First it was Ferentz, but it never really was. Then it was Miles. Then it wasn't. Then it was secretly Ferentz again. Then it wasn't. Then it was Schiano. Then it wasn't. Just when it looked like Michigan was running out of coaches in American to turn them down Rich Rodriguez comes out of nowhere to get an offer and take the job.
Of course when big news like this happens to a conference rival our first instinct is to ask ourselves "What does this mean for us?" Will our nine game losing streak against the Wolverines come to an end soon? Or are we doomed to another nine years of playing the fat bride's maid hooking up with the groom's second cousin in the coat closet while Michigan and Ohio State continue to dance in the spotlight as the center of attention.
Rich Rodriguez teams are known for utilizing the spread option offense that has become so popular these days. This will no doubt make Michigan fans happy as they have been clamoring for a more wide open offense than they were accustomed to under Lloyd Carr. They'll get it...eventually...but it may not look pretty the first few years. Ryan Mallet is the heir apparent to Chad Henne. He's a fantastic talent, but he's not a spread option type quarterback like Pat White. So how will Rodriguez do without Pat White and Steve Slaton? It will take Michigan a few years to recruit the players and implement the playbook. So in that regard with the loss of Hart, Long, and possibly Manningham after this season the odds of us ending the streak in 2008 are the best they have been in probably a decade. Beyond that who knows.
West Virginia utilizes a 3-3-5 defense. It's unclear if Rodriguez will try to bring this style of defense to the Big Ten. It's a good defense for the Big East where you have teams that spread you out and try to pick you apart through the air. Try that in the Big Ten and you get mowed over by 320 lb offensive linemen and 220 lb running backs.

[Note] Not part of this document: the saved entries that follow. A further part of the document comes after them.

template <typename T, int TAPS, int RBA, int RBD, int WM, bool STAGGER, bool DG = false, bool DAPPLY = false>
__device__ __forceinline__ void conv_wgrad_bf16_body(const WgradParams& p, const int blk, const int nblk) {
    using H = H16<T>;
    using X8 = typename H::x8;
    using X4 = typename H::x4;
    constexpr int NT = 512;
    constexpr int VE = 8;
    constexpr int CG = RBA / 2, BNW = RBD / 2;
    constexpr int ASLOTS = RBA / 16, DSLOTS = RBD / 16;
    constexpr int NPIXA = TAPS == 9 ? kHaloW * kHaloH : 128;
    constexpr int MT_TOTAL = CG / 16, NT_TOTAL = BNW / 16;
    constexpr int WN = 8 / WM;
    constexpr int MTW = MT_TOTAL / WM, NTW = NT_TOTAL / WN;
    static_assert(MTW * WM == MT_TOTAL && NTW * WN == NT_TOTAL, "wave layout must tile the block");
    constexpr int AVEC = (NPIXA * ASLOTS + NT - 1) / NT;
    constexpr int DVEC = 128 * DSLOTS / NT;
    constexpr int SA = RBA + 32, SD = RBD + 32;
    constexpr int ABYTES = NPIXA * SA, DBYTES = 128 * SD;
    static_assert(!DG || (TAPS == 1 && !STAGGER), "the fused data gradient: 1x1, waves in step");
    constexpr int OS = RBA + 16;
    constexpr int RBYTES = DG ? 128 * SA : 0, OBYTES = DG ? 128 * OS : 0;
    constexpr int KS2 = BNW / 32;

    constexpr int NBUF = DG ? 1 : 2;
    extern __shared__ __attribute__((aligned(16))) unsigned char smem[];
    float* aff = reinterpret_cast<float*>(smem + NBUF * ABYTES + NBUF * DBYTES);
    unsigned char* Rs = smem + NBUF * ABYTES + NBUF * DBYTES + 2 * CG * (int)sizeof(float);
    unsigned char* Os = Rs + RBYTES;

    const int tid = threadIdx.x;
    const int lane = tid & 63, wave = tid >> 6;
    const int l15 = lane & 15, lq = lane >> 4;

    int b = blk;
    if (p.xcd_remap) {
        const int nwg = nblk, q = nwg >> 3, r = nwg & 7, xcd = blk & 7, k = blk >> 3;
        b = (xcd < r ? xcd * (q + 1) : r * (q + 1) + (xcd - r) * q) + k;
    }
    const int cg = b % p.n_cg; b /= p.n_cg;
    const int cb = b % p.n_cb;
    const int split = b / p.n_cb;
    const int ci0 = cg * CG, co0 = cb * BNW;
    const int mt0 = (wave / WN) * MTW, nt0 = (wave % WN) * NTW;

    f32x4_t acc[TAPS][MTW][NTW];
#pragma unroll
    for (int t = 0; t < TAPS; ++t)
#pragma unroll
        for (int i = 0; i < MTW; ++i)
#pragma unroll
            for (int j = 0; j < NTW; ++j) acc[t][i][j] = (f32x4_t){0.f, 0.f, 0.f, 0.f};

    const T* __restrict__ x = reinterpret_cast<const T*>(p.x);
    const T* __restrict__ dy = reinterpret_cast<const T*>(p.dy);
    const bool affine = p.in_scale != nullptr;
    const float lo = (affine && p.in_act != MPN_ACT_NONE) ? 0.f : -INFINITY;
    const float hi = (affine && p.in_act == MPN_ACT_RELU6) ? 6.f : INFINITY;
    for (int c = tid; c < CG; c += NT) {
        const bool ok = affine && ci0 + c < p.Cin;
        aff[c] = ok ? p.in_scale[ci0 + c] : 1.f;
        aff[CG + c] = ok ? p.in_shift[ci0 + c] : 0.f;
    }

    const int aslot = tid % ASLOTS;
    const int dslot = tid % DSLOTS;

    Vec16<T> v[AVEC], dv[DVEC];
    Vec16<T> ev[DAPPLY ? DVEC : 1];
    unsigned inb = 0u, inbd = 0u;
    static_assert(!DAPPLY || DG, "the apply pass folds into the fused thin backward");
    float* apc = reinterpret_cast<float*>(Os + OBYTES + (DG ? 8 * 2 * CG * (int)sizeof(float) : 0));
    float alo = -INFINITY, ahi = INFINITY;
    if constexpr (DAPPLY) {
        for (int c = tid; c < BNW; c += NT) {
            const bool ok = co0 + c < p.Cout;
            const float s_ = ok ? p.ap_scale[co0 + c] : 0.f, h_ = ok ? p.ap_shift[co0 + c] : 0.f, m_ = ok ? p.ap_mean[co0 + c] : 0.f;
            const float i_ = ok ? p.ap_invstd[co0 + c] : 0.f, a_ = ok ? p.ap_k1[co0 + c] : 0.f, b_ = ok ? p.ap_k2[co0 + c] : 0.f;
            apc[c] = s_; apc[BNW + c] = h_;
            apc[2 * BNW + c] = -s_ * b_ * i_;
            apc[3 * BNW + c] = -s_ * (a_ - m_ * i_ * b_);
        }
        alo = (p.ap_act != MPN_ACT_NONE) ? 0.f : -INFINITY;
        ahi = (p.ap_act == MPN_ACT_RELU6) ? 6.f : INFINITY;
    }

    int relA[AVEC], hyx[AVEC], relD[DVEC];
    {
        const int ace = ci0 + aslot * VE, dce = co0 + dslot * VE;
#pragma unroll
        for (int i = 0; i < AVEC; ++i) {
            const int vi = tid + i * NT;
            const int pix = vi / ASLOTS;
            const bool ok = ace < p.Cin && vi < NPIXA * ASLOTS;
            if (TAPS == 9) {
                const int hy = pix / kHaloW, hx = pix - hy * kHaloW;
                relA[i] = ((hy - 1) * p.W + (hx - 1)) * p.xs + ace;
                hyx[i] = ok ? (hy << 8 | hx) : 0x7fff00;
            } else {
                relA[i] = pix * p.xs + ace;
                hyx[i] = ok ? pix : 0x7fffffff;
            }
        }
#pragma unroll
        for (int i = 0; i < DVEC; ++i) {
            const int r = (tid / DSLOTS) + i * (NT / DSLOTS);
            relD[i] = (TAPS == 9 ? ((r >> 4) * p.W + (r & 15)) : r) * p.dys + dce;
        }
    }
    const bool dvalid = co0 + dslot * VE < p.Cout;
    const int drow0 = tid / DSLOTS;
    constexpr bool BUF = TAPS == 1;
    typedef unsigned u32x4_t __attribute__((ext_vector_type(4)));
    unsigned relAb[BUF ? AVEC : 1], relDb[BUF ? DVEC : 1], relEb[(BUF && DAPPLY) ? DVEC : 1];
    __amdgpu_buffer_rsrc_t rsx, rsd, rse;
    if constexpr (BUF) {
        constexpr unsigned kOut = 0x80000000u;
#pragma unroll
        for (int i = 0; i < AVEC; ++i) relAb[i] = hyx[i] == 0x7fffffff ? kOut : (unsigned)relA[i] * (unsigned)sizeof(T);
#pragma unroll
        for (int i = 0; i < DVEC; ++i) relDb[i] = dvalid ? (unsigned)relD[i] * (unsigned)sizeof(T) : kOut;
        rsx = __builtin_amdgcn_make_buffer_rsrc(const_cast<T*>(x), 0, (int)(((p.M - 1) * p.xs + p.Cin) * (long long)sizeof(T)), 0x00020000);
        rsd = __builtin_amdgcn_make_buffer_rsrc(const_cast<T*>(dy), 0, (int)(((p.M - 1) * p.dys + p.Cout) * (long long)sizeof(T)), 0x00020000);
        if constexpr (DAPPLY) {
#pragma unroll
            for (int i = 0; i < DVEC; ++i)
                relEb[i] = dvalid ? (unsigned)((drow0 + i * (NT / DSLOTS)) * p.ap_xs + co0 + dslot * VE) * (unsigned)sizeof(T) : kOut;
            rse = __builtin_amdgcn_make_buffer_rsrc(const_cast<void*>(p.ap_x), 0, (int)(((p.M - 1) * p.ap_xs + p.Cout) * (long long)sizeof(T)), 0x00020000);
        }
    }

    auto load_tile = [&](int tile) {
        if constexpr (BUF) {
            const unsigned tbA = (unsigned)tile * 128u * (unsigned)p.xs * (unsigned)sizeof(T);
            const unsigned tbD = (unsigned)tile * 128u * (unsigned)p.dys * (unsigned)sizeof(T);
            if constexpr (DAPPLY) {
                const int mleft = (int)(p.M - (long long)tile * 128);
                unsigned md = 0u;
#pragma unroll
                for (int i = 0; i < DVEC; ++i) md |= ((dvalid && drow0 + i * (NT / DSLOTS) < mleft) ? 1u : 0u) << i;
                inbd = md;
            }
            __builtin_amdgcn_sched_barrier(0);
#pragma unroll
            for (int i = 0; i < AVEC; ++i) {
                const u32x4_t q = __builtin_amdgcn_raw_buffer_load_b128(rsx, (int)(relAb[i] + tbA), 0, 0);
                v[i].raw = make_uint4(q.x, q.y, q.z, q.w);
            }
#pragma unroll
            for (int i = 0; i < DVEC; ++i) {
                const u32x4_t q = __builtin_amdgcn_raw_buffer_load_b128(rsd, (int)(relDb[i] + tbD), 0, 0);
                dv[i].raw = make_uint4(q.x, q.y, q.z, q.w);
            }
            if constexpr (DAPPLY) {
                const unsigned tbE = (unsigned)tile * 128u * (unsigned)p.ap_xs * (unsigned)sizeof(T);
#pragma unroll
                for (int i = 0; i < DVEC; ++i) {
                    const u32x4_t q = __builtin_amdgcn_raw_buffer_load_b128(rse, (int)(relEb[i] + tbE), 0, 0);
                    ev[i].raw = make_uint4(q.x, q.y, q.z, q.w);
                }
            }
            __builtin_amdgcn_sched_barrier(0);
            return;
        }
        int oy0 = 0, ox0 = 0, baseA, baseD, mleft = 0;
        if (TAPS == 9) {
            const int tx = tile % p.tiles_x;
            const int t2 = tile / p.tiles_x;
            const int ty = t2 % p.tiles_y;
            const int img = t2 / p.tiles_y;
            oy0 = ty * 8;
            ox0 = tx * 16;
            const int pix0 = (img * p.H + oy0) * p.W + ox0;
            baseA = pix0 * p.xs;
            baseD = pix0 * p.dys;
        } else {
            baseA = tile * 128 * p.xs;
            baseD = tile * 128 * p.dys;
            mleft = (int)(p.M - (long long)tile * 128);
        }
        int oa[AVEC], od[DVEC];
        unsigned ma = 0u, md = 0u;
#pragma unroll
        for (int i = 0; i < AVEC; ++i) {
            bool ok;
            if (TAPS == 9) {
                const int iy = oy0 + (hyx[i] >> 8) - 1, ix = ox0 + (hyx[i] & 255) - 1;
                ok = (unsigned)iy < (unsigned)p.H && (unsigned)ix < (unsigned)p.W;
            } else {
                ok = hyx[i] < mleft;
            }
            oa[i] = ok ? baseA + relA[i] : 0;
            ma |= (ok ? 1u : 0u) << i;
        }
#pragma unroll
        for (int i = 0; i < DVEC; ++i) {
            const int r = drow0 + i * (NT / DSLOTS);
            bool ok = dvalid;
            if (TAPS == 9) ok = ok && oy0 + (r >> 4) < p.H && ox0 + (r & 15) < p.W;
            else ok = ok && r < mleft;
            od[i] = ok ? baseD + relD[i] : 0;
            md |= (ok ? 1u : 0u) << i;
        }
        inb = ma;
        inbd = md;
        __builtin_amdgcn_sched_barrier(0);
#pragma unroll
        for (int i = 0; i < AVEC; ++i) v[i].load(x + oa[i]);
#pragma unroll
        for (int i = 0; i < DVEC; ++i) dv[i].load(dy + od[i]);
        if constexpr (DAPPLY) {
            const T* __restrict__ ax = reinterpret_cast<const T*>(p.ap_x);
#pragma unroll
            for (int i = 0; i < DVEC; ++i) {
                const int r = drow0 + i * (NT / DSLOTS);
                const bool ok = (inbd >> i) & 1u;
                ev[i].load(ax + (ok ? (long long)(tile * 128 + r) * p.ap_xs + co0 + dslot * VE : 0));
            }
        }
        __builtin_amdgcn_sched_barrier(0);
    };

    auto commit_tile = [&](unsigned char* As, unsigned char* Ds) {
        float sc[VE], sh[VE];
        if (affine) {
#pragma unroll
            for (int j = 0; j < VE; j += 4) {
                const float4 a = *reinterpret_cast<const float4*>(aff + aslot * VE + j);
                const float4 c = *reinterpret_cast<const float4*>(aff + CG + aslot * VE + j);
                sc[j] = a.x; sc[j + 1] = a.y; sc[j + 2] = a.z; sc[j + 3] = a.w;
                sh[j] = c.x; sh[j + 1] = c.y; sh[j + 2] = c.z; sh[j + 3] = c.w;
            }
        }
#pragma unroll
        for (int i = 0; i < AVEC; ++i) {
            const int vi = tid + i * NT;
            if (vi < NPIXA * ASLOTS) {
                const int pix = vi / ASLOTS;
                uint4 q = *reinterpret_cast<const uint4*>(&v[i].raw);
                if (affine) {
                    float f[VE];
                    v[i].unpack(f);
#pragma unroll
                    for (int j = 0; j < VE; ++j) f[j] = __builtin_amdgcn_fmed3f(f[j] * sc[j] + sh[j], lo, hi);
                    Vec16<T> o;
                    o.pack(f);
                    q = *reinterpret_cast<const uint4*>(&o.raw);
                }
                if (!BUF && !((inb >> i) & 1u)) q = make_uint4(0u, 0u, 0u, 0u);
                *reinterpret_cast<uint4*>(As + pix * SA + aslot * 16) = q;
                if constexpr (DG) {
                    uint4 r = *reinterpret_cast<const uint4*>(&v[i].raw);
                    if (!BUF && !((inb >> i) & 1u)) r = make_uint4(0u, 0u, 0u, 0u);
                    *reinterpret_cast<uint4*>(Rs + pix * SA + aslot * 16) = r;
                }
            }
        }
#pragma unroll
        for (int i = 0; i < DVEC; ++i) {
            const int r = (tid / DSLOTS) + i * (NT / DSLOTS);
            uint4 q = *reinterpret_cast<const uint4*>(&dv[i].raw);
            if constexpr (DAPPLY) {
                float d[VE], f[VE], asc[VE], ash[VE], acb[VE], acc_[VE];
                dv[i].unpack(d);
                ev[i].unpack(f);
#pragma unroll
                for (int j4 = 0; j4 < VE; j4 += 4) {
                    const f32x4_t q0 = *reinterpret_cast<const f32x4_t*>(apc + dslot * VE + j4), q1 = *reinterpret_cast<const f32x4_t*>(apc + BNW + dslot * VE + j4);
                    const f32x4_t q2 = *reinterpret_cast<const f32x4_t*>(apc + 2 * BNW + dslot * VE + j4), q3 = *reinterpret_cast<const f32x4_t*>(apc + 3 * BNW + dslot * VE + j4);
#pragma unroll
                    for (int j = 0; j < 4; ++j) { asc[j4 + j] = q0[j]; ash[j4 + j] = q1[j]; acb[j4 + j] = q2[j]; acc_[j4 + j] = q3[j]; }
                }
#pragma unroll
                for (int j = 0; j < VE; ++j) {
                    const float pre = f[j] * asc[j] + ash[j];
                    const float gg = (pre > alo && pre < ahi) ? d[j] : 0.f;
                    d[j] = asc[j] * gg + (acb[j] * f[j] + acc_[j]);
                }
                Vec16<T> o;
                o.pack(d);
                q = *reinterpret_cast<const uint4*>(&o.raw);
            }
            if ((!BUF || DAPPLY) && !((inbd >> i) & 1u)) q = make_uint4(0u, 0u, 0u, 0u);
            *reinterpret_cast<uint4*>(Ds + r * SD + dslot * 16) = q;
        }
    };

As far as Michigan goes, I think they will regret this decision in a few years. He has a history of being an opportunist. While at West Virginia he strung along secret negotiations with Alabama and was even rumored to have an agreement in principle. But he decided to stay in West Virginia anyway, but his wandering eye turned off a lot of the West Virginia faithful. Now it's reasonable to assume that Rodriguez won't be looking at other college head coaching jobs. He's at Michigan now. There aren't many other more attractive jobs out there that would warrant another move. But what if he has some success and the NFL comes calling? Is he committed to Michigan for life? Or is he going to be persuaded to listen to every offer that comes along?
One thing that Rodriguez has going against him is he lacks the "Michigan Man" moniker that the fans and boosters put a lot of emphasis on. He has no sense of the Michigan tradition. He's never even been part of any prestigious program, unless you count West Virginia who was laughable during his playing days there in the 1980's. The fans are hoping for change, but they better be careful what they wish for. They just might get it.
What happens if Rodriguez starts ignoring cherished time-honored traditions? What happens if he fails speak of Bo Schembechler and Fielding Yost as if they were saints? What happens when he loses to Ohio State and says "Win some. Lose some" in his post game press conference? These are the things at which the Michigan faithful will be looking. Because like Penn State and Notre Dame and Ohio State and every other historically rich program, tradition is the thread that holds the program together during the four loss seasons. 8-4 without tradition is mediocre, and Michigan will never stand for that.